SOUTH WALES DIGITAL GROUP
DMR (Digital Mobile Radio)

What is DMR?
DMR stands for Digital Mobile Radio and uses the Motorola TRBO protocol for communications. Like other digital modes such as D-Star, C4FM and APCO P25, the TRBO protocol converts your voice into a digital form and sends it out via RF (with other bits of information included) and allows you to communicate to other DMR radios and also DMR repeaters, which are networked together around the world via the internet.
What makes DMR stand out from some of the other digital modes is that it utilizes TDMA (Time-Division Multiple Access) to divide a single frequency into 2 distinct “channels” or time slots. By doing this, you can have two conversations going on at the SAME TIME, using one frequency.
Imagine using one frequency while radio A is talking to radio B on time slot 1, and radio C is talking to radio D on time slot 2 … SIMULTANEOUSLY. Pretty neat, huh?
Here is a nice graphic to help visualize and understand what is going on…
Although the graphic above relates to how a DMR repeater works, this same principal applies to using a simplex frequency as well.

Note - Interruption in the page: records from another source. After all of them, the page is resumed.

__device__ __forceinline__ void mc_row_key(const AtomArgs& a, int atom, unsigned long long& seed, size_t& e) {
  const McRow m = a.mc_rows[atom];
  seed = mc_seed(a.drop_seed, a.mc_t, m.key);
  e = (size_t)(atom - m.a0) * D;
}
__device__ __forceinline__ float4 mc_drop4(unsigned long long seed, unsigned tag, size_t e, float p, float4 v) {
  v.x *= drop_scale(seed, tag, e, p);
  v.y *= drop_scale(seed, tag, e + 1, p);
  v.z *= drop_scale(seed, tag, e + 2, p);
  v.w *= drop_scale(seed, tag, e + 3, p);
  return v;
}
__device__ __forceinline__ float4 mc_keep4(uint32_t bits, float p, float4 v) {
  const float sc = 1.0f / (1.0f - p);
  v.x *= (bits & 1u) ? sc : 0.f;
  v.y *= (bits & 2u) ? sc : 0.f;
  v.z *= (bits & 4u) ? sc : 0.f;
  v.w *= (bits & 8u) ? sc : 0.f;
  return v;
}
template <class T>
__device__ __forceinline__ T* set_member(T* p, int64_t bytes) {
  return reinterpret_cast<T*>(reinterpret_cast<typename std::conditional<std::is_const<T>::value, const char, char>::type*>(p) + bytes);
}
template <bool FFN, int MODE, int RT, bool EX = false, bool KEEP = false, bool ZOUT = false, bool MC = false, bool SET = false>
__global__ __launch_bounds__(256, RT == 2 ? (EX ? 2 : 3) : (MODE == 1 ? 3 : 4)) void atom_kernel(AtomArgs a) {
#pragma clang fp contract(off)
  static_assert(!(EX && KEEP), "the training forward runs the split-fp16 kernels");
  static_assert(!ZOUT || (MODE == 2 && !KEEP), "after_Lc is an output of the readout launch of inference forwards");
  static_assert(!MC || (!EX && !KEEP && !ZOUT), "Monte Carlo dropout runs on the plain split-fp16 inference kernels");
  static_assert(!SET || (!EX && !KEEP && !ZOUT && !MC), "a model set runs the plain split-fp16 inference kernels");
  constexpr int TAR = 32 * RT;
  unsigned set_bix = blockIdx.x;
  if constexpr (SET) {
    const unsigned nt = ((unsigned)a.n_atom + TAR - 1) / TAR, m = blockIdx.x / nt;
    set_bix = blockIdx.x - m * nt;
    const int64_t w = (int64_t)m * a.m_w, o = (int64_t)m * a.m_o;
    a.x = set_member(a.x, (int64_t)m * a.m_x);
    a.Wf1h = set_member(a.Wf1h, w); a.Wf2h = set_member(a.Wf2h, w);
    a.bf1 = set_member(a.bf1, w); a.bf2 = set_member(a.bf2, w); a.lnr_g = set_member(a.lnr_g, w); a.lnr_b = set_member(a.lnr_b, w);
    a.WAh = set_member(a.WAh, w); a.WBh = set_member(a.WBh, w); a.WCh = set_member(a.WCh, w); a.WDh = set_member(a.WDh, w);
    a.bA = set_member(a.bA, w); a.bC = set_member(a.bC, w); a.bD = set_member(a.bD, w);
    a.c = set_member(a.c, o); a.oA = set_member(a.oA, o); a.oB = set_member(a.oB, o); a.oC = set_member(a.oC, o);
  }
  __shared__ __attribute__((aligned(16))) unsigned char sTile[2 * TAR * PLANE_STRIDE * 2];
  __shared__ __attribute__((aligned(16))) float sRed[TAR * 8];
#ifdef SCANN_DIAG_SE_ROWMAJOR
#define SR_STAT(w, r) (((r) * 4 + (w)) * 2)
#else
#define SR_STAT(w, r) (((w) * TAR + (r)) * 2)
#endif
  __shared__ __attribute__((aligned(16))) float sPar[7 * D];
#define SCANN_ATOM_BIX set_bix
#include "scann_atom_body.inc"
#undef SR_STAT
#undef SCANN_ATOM_BIX
}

To make matters a little more fun and complicated, each radio must have a unique Radio ID for digital identification between radios and you can also use Talkgroups to separate traffic and target specific groups of DMR users.
What Is The BrandMeister Network?
The BrandMeister Network was born from several worldwide hams and software engineers who joined together to create a digital repeater network consisting of master servers and peer repeaters all over the world. The network has over 1300 repeaters and more than 3000 hotspots across the globe and it’s growing every day!
BrandMeister is tailored to the Motorola TRBO technology and allows for DMR repeaters to connect worldwide via the internet and link systems together by utilizing organized Talkgroups.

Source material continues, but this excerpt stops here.